__Data provided__.
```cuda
__device__ __forceinline__ void store_row16(void* dst, const uint32_t (&w)[8]) {
  __stcs(reinterpret_cast<uint4*>(dst), make_uint4(w[0], w[1], w[2], w[3]));
  __stcs(reinterpret_cast<uint4*>(dst) + 1, make_uint4(w[4], w[5], w[6], w[7]));
}

template <typename T, int NCH, int MODE, typename Load>
__device__ __forceinline__ void gemm_epilogue_drain(const GemmShape& s, const GemmEpi& e, Load load32, int n_half0,
                                                    bool row_ok, long long orow, long long rrow, int batch, int pos) {
  using H16 = Half16<T>;
  const T* bias = reinterpret_cast<const T*>(e.bias);
  const T* gate = reinterpret_cast<const T*>(e.gate);
  const T* res = reinterpret_cast<const T*>(e.res);
  T* out = reinterpret_cast<T*>(e.out);
  if (MODE == 0 && e.qk_d != 0 && n_half0 < 2 * e.qk_h) {
  const int d = e.qk_d;
  const int cph = d >> 5;
  const T* nw = reinterpret_cast<const T*>(n_half0 < e.qk_h ? e.qk_qw : e.qk_kw);
#pragma unroll 1
  for (int hc = 0; hc < NCH; hc += cph) {
    float ss = 0.f;
    if (nw != nullptr) {
#pragma unroll 1
      for (int c = 0; c < cph; ++c) {
        uint32_t r[32];
        load32((hc + c) * 32, r);
        const int n0 = n_half0 + (hc + c) * 32;
#pragma unroll
        for (int j = 0; j < 4; ++j) {
          float bv[8];
#pragma unroll
          for (int i = 0; i < 8; ++i) bv[i] = 0.f;
          if (bias != nullptr) {
            const uint4 b4 = *reinterpret_cast<const uint4*>(bias + n0 + j * 8);
            const uint32_t bw[4] = {b4.x, b4.y, b4.z, b4.w};
#pragma unroll
            for (int i = 0; i < 4; ++i) {
              const float2 f = H16::unpack(bw[i]);
              bv[2 * i] = f.x;
              bv[2 * i + 1] = f.y;
            }
          }
#pragma unroll
          for (int i = 0; i < 8; ++i) {
            const float v = H16::to_f(H16::from_f(__uint_as_float(r[j * 8 + i]) + bv[i]));
            ss += v * v;
          }
        }
      }
    }
    const float rstd = rsqrtf(ss / d + e.qk_eps);
    const int head_col0 = (n_half0 + hc * 32) % d;
#pragma unroll 1
    for (int c = 0; c < cph; ++c) {
      uint32_t r[32];
      load32((hc + c) * 32, r);
      if (!row_ok || e.debug >= 2) continue;
      const int n0 = n_half0 + (hc + c) * 32;
      const int dcol0 = head_col0 + c * 32;
      uint32_t w16[8];
#pragma unroll
      for (int j = 0; j < 4; ++j) {
        const int n = n0 + j * 8;
        float v[8];
#pragma unroll
        for (int i = 0; i < 8; ++i) v[i] = __uint_as_float(r[j * 8 + i]);
        if (bias != nullptr) {
          const uint4 b4 = *reinterpret_cast<const uint4*>(bias + n);
          const uint32_t bw[4] = {b4.x, b4.y, b4.z, b4.w};
#pragma unroll
          for (int i = 0; i < 4; ++i) {
            const float2 f = H16::unpack(bw[i]);
            v[2 * i] += f.x;
            v[2 * i + 1] += f.y;
          }
        }
        if (nw != nullptr) {
          const uint4 w4 = *reinterpret_cast<const uint4*>(nw + dcol0 + j * 8);
          const uint32_t ww[4] = {w4.x, w4.y, w4.z, w4.w};
#pragma unroll
          for (int i = 0; i < 4; ++i) {
            const float2 f = H16::unpack(ww[i]);
            v[2 * i] = H16::to_f(H16::from_f(H16::to_f(H16::from_f(v[2 * i])) * rstd * f.x));
            v[2 * i + 1] = H16::to_f(H16::from_f(H16::to_f(H16::from_f(v[2 * i + 1])) * rstd * f.y));
          }
        }
        if (e.qk_rope != nullptr) {
          const float4* rp = reinterpret_cast<const float4*>(
              e.qk_rope + (static_cast<long long>(pos) * (d >> 1) + ((dcol0 + j * 8) >> 1)) * 2);
#pragma unroll
          for (int i = 0; i < 2; ++i) {
            const float4 cs = rp[i];
            const float a0 = v[4 * i], a1 = v[4 * i + 1], b0 = v[4 * i + 2], b1 = v[4 * i + 3];
            v[4 * i] = a0 * cs.x - a1 * cs.y;
            v[4 * i + 1] = a0 * cs.y + a1 * cs.x;
            v[4 * i + 2] = b0 * cs.z - b1 * cs.w;
            v[4 * i + 3] = b0 * cs.w + b1 * cs.z;
          }
        }
#pragma unroll
        for (int i = 0; i < 4; ++i) w16[(j & 1) * 4 + i] = H16::pack(v[2 * i], v[2 * i + 1]);
        if ((j & 1) && e.debug == 0) {
          T* dst = out + orow * e.ldc + (n - 8);
          store_row16(dst, w16);
        }
      }
    }
  }
  return;
}

#pragma unroll 1
for (int chunk = 0; chunk < NCH; ++chunk) {
  uint32_t r[32];
  load32(chunk * 32, r);
  const int n0 = n_half0 + chunk * 32;
  if (!row_ok || e.debug >= 2) continue;
#pragma unroll
  for (int j16 = 0; j16 < 2; ++j16) {
    const int nb = n0 + j16 * 16;
    if (nb >= s.N) break;
    uint32_t w[8];
#pragma unroll
    for (int hh = 0; hh < 2; ++hh) {
      const int j = j16 * 2 + hh;
      const int n = n0 + j * 8;
      float v[8];
#pragma unroll
      for (int i = 0; i < 8; ++i) v[i] = __uint_as_float(r[j * 8 + i]);
      if (n < s.N) {
        if (bias != nullptr) {
          const uint4 b4 = *reinterpret_cast<const uint4*>(bias + n);
          const uint32_t bw[4] = {b4.x, b4.y, b4.z, b4.w};
#pragma unroll
          for (int i = 0; i < 4; ++i) {
            const float2 f = H16::unpack(bw[i]);
            v[2 * i] += f.x;
            v[2 * i + 1] += f.y;
          }
        }
        if (e.act == DK_ACT_GELU_ERF) {
#pragma unroll
          for (int i = 0; i < 8; ++i) v[i] = gelu_erf(v[i]);
        } else if (e.act == DK_ACT_SILU) {
#pragma unroll
          for (int i = 0; i < 8; ++i) v[i] = silu_f(v[i]);
        } else if (e.act == DK_ACT_QUICK_GELU) {
#pragma unroll
          for (int i = 0; i < 8; ++i) v[i] = quick_gelu_f(v[i]);
        }
        if (gate != nullptr) {
          const uint4 g4 = *reinterpret_cast<const uint4*>(gate + static_cast<long long>(batch) * e.gate_ld + n);
          const uint32_t gw[4] = {g4.x, g4.y, g4.z, g4.w};
#pragma unroll
          for (int i = 0; i < 4; ++i) {
            const float2 f = H16::unpack(gw[i]);
            v[2 * i] *= f.x;
            v[2 * i + 1] *= f.y;
          }
        }
        if (res != nullptr) {
          const uint4 r4 = *reinterpret_cast<const uint4*>(res + rrow * e.ldres + n);
          const uint32_t rw[4] = {r4.x, r4.y, r4.z, r4.w};
#pragma unroll
          for (int i = 0; i < 4; ++i) {
            const float2 f = H16::unpack(rw[i]);
            v[2 * i] += f.x;
            v[2 * i + 1] += f.y;
          }
        }
      }
#pragma unroll
      for (int i = 0; i < 4; ++i) w[hh * 4 + i] = H16::pack(v[2 * i], v[2 * i + 1]);
    }
    if (e.debug != 0) continue;
    T* dst = out + orow * e.ldc + nb;
    if (nb + 16 <= s.N) {
      store_row16(dst, w);
    } else {
      __stcs(reinterpret_cast<uint4*>(dst), make_uint4(w[0], w[1], w[2], w[3]));
    }
  }
}
}

}
```

Before: 1.673.

## Make GEMM persistent with 2-CTA clusters, B-tile multicast, and register-direct epilogue

The GEMM kernel becomes persistent: a grid sized to the number of resident 2-CTA clusters loops over cluster tiles. The two CTAs in a cluster share each weight (B) tile through TMA multicast, each loading half, and empty barriers are signalled across the cluster. Producer and consumer warpgroups rebalance registers with setmaxnreg. The epilogue is rewritten to work per consumer warpgroup straight from accumulator registers into a dedicated swizzled staging buffer, replacing the old full-tile fp32 staging and the debug path. This is meant to cut B-operand L2 traffic, launch and tail overhead, and the epilogue barrier cost, at the price of more complex synchronisation and shared-memory use.

```diff
diff --git a/diffusionkit_b200/csrc/common.cuh b/diffusionkit_b200/csrc/common.cuh
--- a/diffusionkit_b200/csrc/common.cuh
+++ b/diffusionkit_b200/csrc/common.cuh
@@ -60,18 +60,45 @@
   }
 }
 
+__device__ __forceinline__ void mbar_wait_nocall(uint64_t* bar, uint32_t parity) {
+  uint32_t spins = 0;
+  while (!mbar_try_wait(bar, parity)) {
+    if (++spins == DK_WATCHDOG_SPINS) asm volatile("trap;");
+  }
+}
 
 __device__ __forceinline__ void mbar_wait_warp(uint64_t* bar, uint32_t parity) {
   if ((threadIdx.x & 31) == 0) mbar_wait(bar, parity);
   __syncwarp();
 }
 
+__device__ __forceinline__ void st_shared_u32(uint32_t addr, uint32_t v) {
+  asm volatile("st.shared.u32 [%0], %1;" ::"r"(addr), "r"(v));
+}
+
 __device__ __forceinline__ void fence_proxy_async_smem() {
   asm volatile("fence.proxy.async.shared::cta;" ::: "memory");
 }
 
 __device__ __forceinline__ void named_bar_sync(uint32_t id, uint32_t nthreads) {
   asm volatile("bar.sync %0, %1;" ::"r"(id), "r"(nthreads) : "memory");
+}
+
+__device__ __forceinline__ uint32_t cluster_ctarank() {
+  uint32_t r;
+  asm volatile("mov.u32 %0, %%cluster_ctarank;" : "=r"(r));
+  return r;
+}
+__device__ __forceinline__ void cluster_sync() {
+  asm volatile("barrier.cluster.arrive.release;\n\tbarrier.cluster.wait.acquire;" ::: "memory");
+}
+__device__ __forceinline__ void mbar_arrive_cluster(uint64_t* bar, uint32_t cta) {
+  asm volatile(
+      "{\n\t.reg .b32 ra;\n\t"
+      "mapa.shared::cluster.u32 ra, %0, %1;\n\t"
+      "mbarrier.arrive.shared::cluster.b64 _, [ra];\n\t}" ::"r"(smem_u32(bar)),
+      "r"(cta)
+      : "memory");
 }
 
 __device__ __forceinline__ void tma_prefetch_desc(const CUtensorMap* m) {
@@ -82,6 +109,14 @@
       "cp.async.bulk.tensor.2d.shared::cluster.global.tile.mbarrier::complete_tx::bytes [%0], [%1, {%3, %4}], [%2];" ::
           "r"(smem_u32(dst)),
       "l"(reinterpret_cast<uint64_t>(map)), "r"(smem_u32(bar)), "r"(c0), "r"(c1)
+      : "memory");
+}
+__device__ __forceinline__ void tma_load_2d_multicast(void* dst, const CUtensorMap* map, uint64_t* bar, int c0, int c1,
+                                                      uint16_t cta_mask) {
+  asm volatile(
+      "cp.async.bulk.tensor.2d.shared::cluster.global.tile.mbarrier::complete_tx::bytes.multicast::cluster "
+      "[%0], [%1, {%3, %4}], [%2], %5;" ::"r"(smem_u32(dst)),
+      "l"(reinterpret_cast<uint64_t>(map)), "r"(smem_u32(bar)), "r"(c0), "r"(c1), "h"(cta_mask)
       : "memory");
 }
 __device__ __forceinline__ void tma_load_4d(void* dst, const CUtensorMap* map, uint64_t* bar, int c0, int c1, int c2,
diff --git a/diffusionkit_b200/csrc/gemm.cu b/diffusionkit_b200/csrc/gemm.cu
--- a/diffusionkit_b200/csrc/gemm.cu
+++ b/diffusionkit_b200/csrc/gemm.cu
@@ -1,4 +1,4 @@
-#include <stdlib.h>
+#include <algorithm>
 
 #include "common.cuh"
 #include "gemm_epilogue.cuh"
@@ -9,6 +9,7 @@
 constexpr int BM = 128;
 constexpr int BK = 64;
 constexpr int GEMM_THREADS = 384;
+constexpr int CLUSTER = 2;
 
 template <int BN>
 struct GemmCfg {
@@ -16,11 +17,24 @@
   static constexpr int A_BYTES = BM * BK * 2;
   static constexpr int B_BYTES = BN * BK * 2;
   static constexpr int PIPE_BYTES = STAGES * (A_BYTES + B_BYTES);
-  static constexpr int STAGE_LD = BN + 4;
-  static_assert(PIPE_BYTES >= BM * STAGE_LD * 4, "the epilogue staging tile reuses the pipeline buffers");
+  static constexpr int EPI_BYTES = BM * (BN < 128 ? BN : 128) * 2;
+  static constexpr int RSTD_BYTES = BM * 2 * 4;
   static constexpr int BAR_BYTES = 256;
-  static constexpr int SMEM_BYTES = PIPE_BYTES + BAR_BYTES + 1024;
+  static constexpr int SMEM_BYTES = PIPE_BYTES + EPI_BYTES + RSTD_BYTES + BAR_BYTES + 1024;
+  static_assert(SMEM_BYTES <= 227 * 1024, "shared memory per block");
 };
+
+__device__ __forceinline__ void cluster_tile(int ct, const GemmShape& s, uint32_t rank, int& m_blk, int& n_blk) {
+  constexpr int GC = 8;
+  const int num_cm = (s.num_m + 1) >> 1;
+  const int group_size = GC * s.num_n;
+  const int group = ct / group_size;
+  const int first = group * GC;
+  const int gsz = min(num_cm - first, GC);
+  const int in_group = ct - group * group_size;
+  m_blk = 2 * (first + in_group % gsz) + static_cast<int>(rank);
+  n_blk = in_group / gsz;
+}
 
 template <typename T, int BN, bool B_MN, int MODE>
 __global__ void __launch_bounds__(GEMM_THREADS, 1)
@@ -35,155 +49,126 @@
   uint8_t* smem = smem_raw + ((1024u - (smem_u32(smem_raw) & 1023u)) & 1023u);
   uint8_t* sA = smem;
   uint8_t* sB = smem + STAGES * A_BYTES;
-  uint64_t* full_bar = reinterpret_cast<uint64_t*>(smem + Cfg::PIPE_BYTES);
+  uint8_t* stg = smem + Cfg::PIPE_BYTES;
+  float* rstd = reinterpret_cast<float*>(stg + Cfg::EPI_BYTES);
+  uint64_t* full_bar = reinterpret_cast<uint64_t*>(stg + Cfg::EPI_BYTES + Cfg::RSTD_BYTES);
   uint64_t* empty_bar = full_bar + STAGES;
 
   const int warp = threadIdx.x >> 5;
   const int lane = threadIdx.x & 31;
   const int wg = threadIdx.x >> 7;
+  const uint32_t rank = cluster_ctarank();
 
   if (threadIdx.x == 0) {
     tma_prefetch_desc(&tmA);
     tma_prefetch_desc(&tmB);
     for (int i = 0; i < STAGES; ++i) {
       mbar_init(&full_bar[i], 1);
-      mbar_init(&empty_bar[i], 8);
+      mbar_init(&empty_bar[i], 8 * CLUSTER);
     }
     fence_barrier_init();
   }
-  __syncthreads();
-
-  constexpr int GM = 16;
-  int m_blk, n_blk;
-  {
-    const int tile = blockIdx.x;
-    const int group_size = GM * s.num_n;
-    const int group = tile / group_size;
-    const int first_m = group * GM;
-    const int gsz = min(s.num_m - first_m, GM);
-    const int in_group = tile - group * group_size;
-    m_blk = first_m + in_group % gsz;
-    n_blk = in_group / gsz;
-  }
+  cluster_sync();
+
+  const int num_ctiles = ((s.num_m + 1) >> 1) * s.num_n;
+  const int first_ct = blockIdx.x / CLUSTER;
+  const int ct_stride = gridDim.x / CLUSTER;
 
   if (wg == 0) {
-    if (warp != 0) return;
-    int img = 0, y0 = 0, x0 = 0;
-    if (MODE == 1) {
-      const int per_img = g.tiles_x * g.tiles_y;
-      img = m_blk / per_img;
-      const int t = m_blk - img * per_img;
-      y0 = (t / g.tiles_x) * g.TH;
-      x0 = (t % g.tiles_x) * g.TW;
-    }
-    uint32_t stage = 0, phase = 0;
-    for (int kb = 0; kb < s.num_k; ++kb) {
-      mbar_wait_warp(&empty_bar[stage], phase ^ 1);
-      if (elect_one_sync()) {
-        mbar_arrive_expect_tx(&full_bar[stage], A_BYTES + B_BYTES);
-        uint8_t* a_dst = sA + stage * A_BYTES;
-        uint8_t* b_dst = sB + stage * B_BYTES;
-        if (MODE == 0) {
-          tma_load_2d(a_dst, &tmA, &full_bar[stage], kb * BK, m_blk * BM);
-        } else {
-          const int tap = kb / g.cblocks;
-          const int c0 = (kb - tap * g.cblocks) * BK;
-          const int dy = tap / 3, dx = tap - dy * 3;
-          tma_load_4d(a_dst, &tmA, &full_bar[stage], c0, x0 * g.stride + dx - g.pad, y0 * g.stride + dy - g.pad, img);
-        }
-        if (!B_MN) {
-          tma_load_2d(b_dst, &tmB, &full_bar[stage], kb * BK, n_blk * BN);
-        } else {
+    setmaxnreg_dec<40>();
+    if (warp == 0) {
+      uint32_t stage = 0, phase = 0;
+      for (int ct = first_ct; ct < num_ctiles; ct += ct_stride) {
+        int m_blk, n_blk;
+        cluster_tile(ct, s, rank, m_blk, n_blk);
+        int img = 0, y0 = 0, x0 = 0;
+        if (MODE == 1) {
+          const int per_img = g.tiles_x * g.tiles_y;
+          img = m_blk / per_img;
+          const int t = m_blk - img * per_img;
+          y0 = (t / g.tiles_x) * g.TH;
+          x0 = (t % g.tiles_x) * g.TW;
+        }
+        for (int kb = 0; kb < s.num_k; ++kb) {
+          if (lane == 0) mbar_wait_nocall(&empty_bar[stage], phase ^ 1);
+          __syncwarp();
+          if (elect_one_sync()) {
+            mbar_arrive_expect_tx(&full_bar[stage], A_BYTES + B_BYTES);
+            uint8_t* a_dst = sA + stage * A_BYTES;
+            uint8_t* b_dst = sB + stage * B_BYTES;
+            if (MODE == 0) {
+              tma_load_2d(a_dst, &tmA, &full_bar[stage], kb * BK, m_blk * BM);
+            } else {
+              const int tap = kb / g.cblocks;
+              const int c0 = (kb - tap * g.cblocks) * BK;
+              const int dy = tap / 3, dx = tap - dy * 3;
+              tma_load_4d(a_dst, &tmA, &full_bar[stage], c0, x0 * g.stride + dx - g.pad, y0 * g.stride + dy - g.pad,
+                          img);
+            }
+            if (!B_MN) {
+              tma_load_2d_multicast(b_dst + rank * (B_BYTES / 2), &tmB, &full_bar[stage], kb * BK,
+                                    n_blk * BN + static_cast<int>(rank) * (BN / 2), 0x3);
+            } else {
 #pragma unroll
-          for (int j = 0; j < BN / 64; ++j)
-            tma_load_2d(b_dst + j * (BK * 128), &tmB, &full_bar[stage], n_blk * BN + j * 64, kb * BK);
-        }
-      }
-      __syncwarp();
-      if (++stage == STAGES) {
-        stage = 0;
-        phase ^= 1;
+              for (int j = 0; j < BN / 64; ++j)
+                if (j % CLUSTER == static_cast<int>(rank))
+                  tma_load_2d_multicast(b_dst + j * (BK * 128), &tmB, &full_bar[stage], n_blk * BN + j * 64, kb * BK,
+                                        0x3);
+            }
+          }
+          __syncwarp();
+          if (++stage == STAGES) {
+            stage = 0;
+            phase ^= 1;
+          }
+        }
       }
     }
-    return;
-  }
-
-  const int cw = wg - 1;
-  float acc[BN / 2];
+  } else {
+    setmaxnreg_inc<232>();
+    const int cw = wg - 1;
+    float acc[BN / 2];
 #pragma unroll
-  for (int i = 0; i < BN / 2; ++i) acc[i] = 0.f;
-  {
-    uint32_t stage = 0, phase = 0, prev = 0;
-    for (int kb = 0; kb < s.num_k; ++kb) {
-      mbar_wait(&full_bar[stage], phase);
-      const uint32_t a_base = smem_u32(sA + stage * A_BYTES) + cw * 64 * 128;
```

__Your assignment__.
Would you report every line of the entries above containing the word "csrc"?

__Solution__.
diff --git a/diffusionkit_b200/csrc/common.cuh b/diffusionkit_b200/csrc/common.cuh
--- a/diffusionkit_b200/csrc/common.cuh
+++ b/diffusionkit_b200/csrc/common.cuh
diff --git a/diffusionkit_b200/csrc/gemm.cu b/diffusionkit_b200/csrc/gemm.cu
--- a/diffusionkit_b200/csrc/gemm.cu
+++ b/diffusionkit_b200/csrc/gemm.cu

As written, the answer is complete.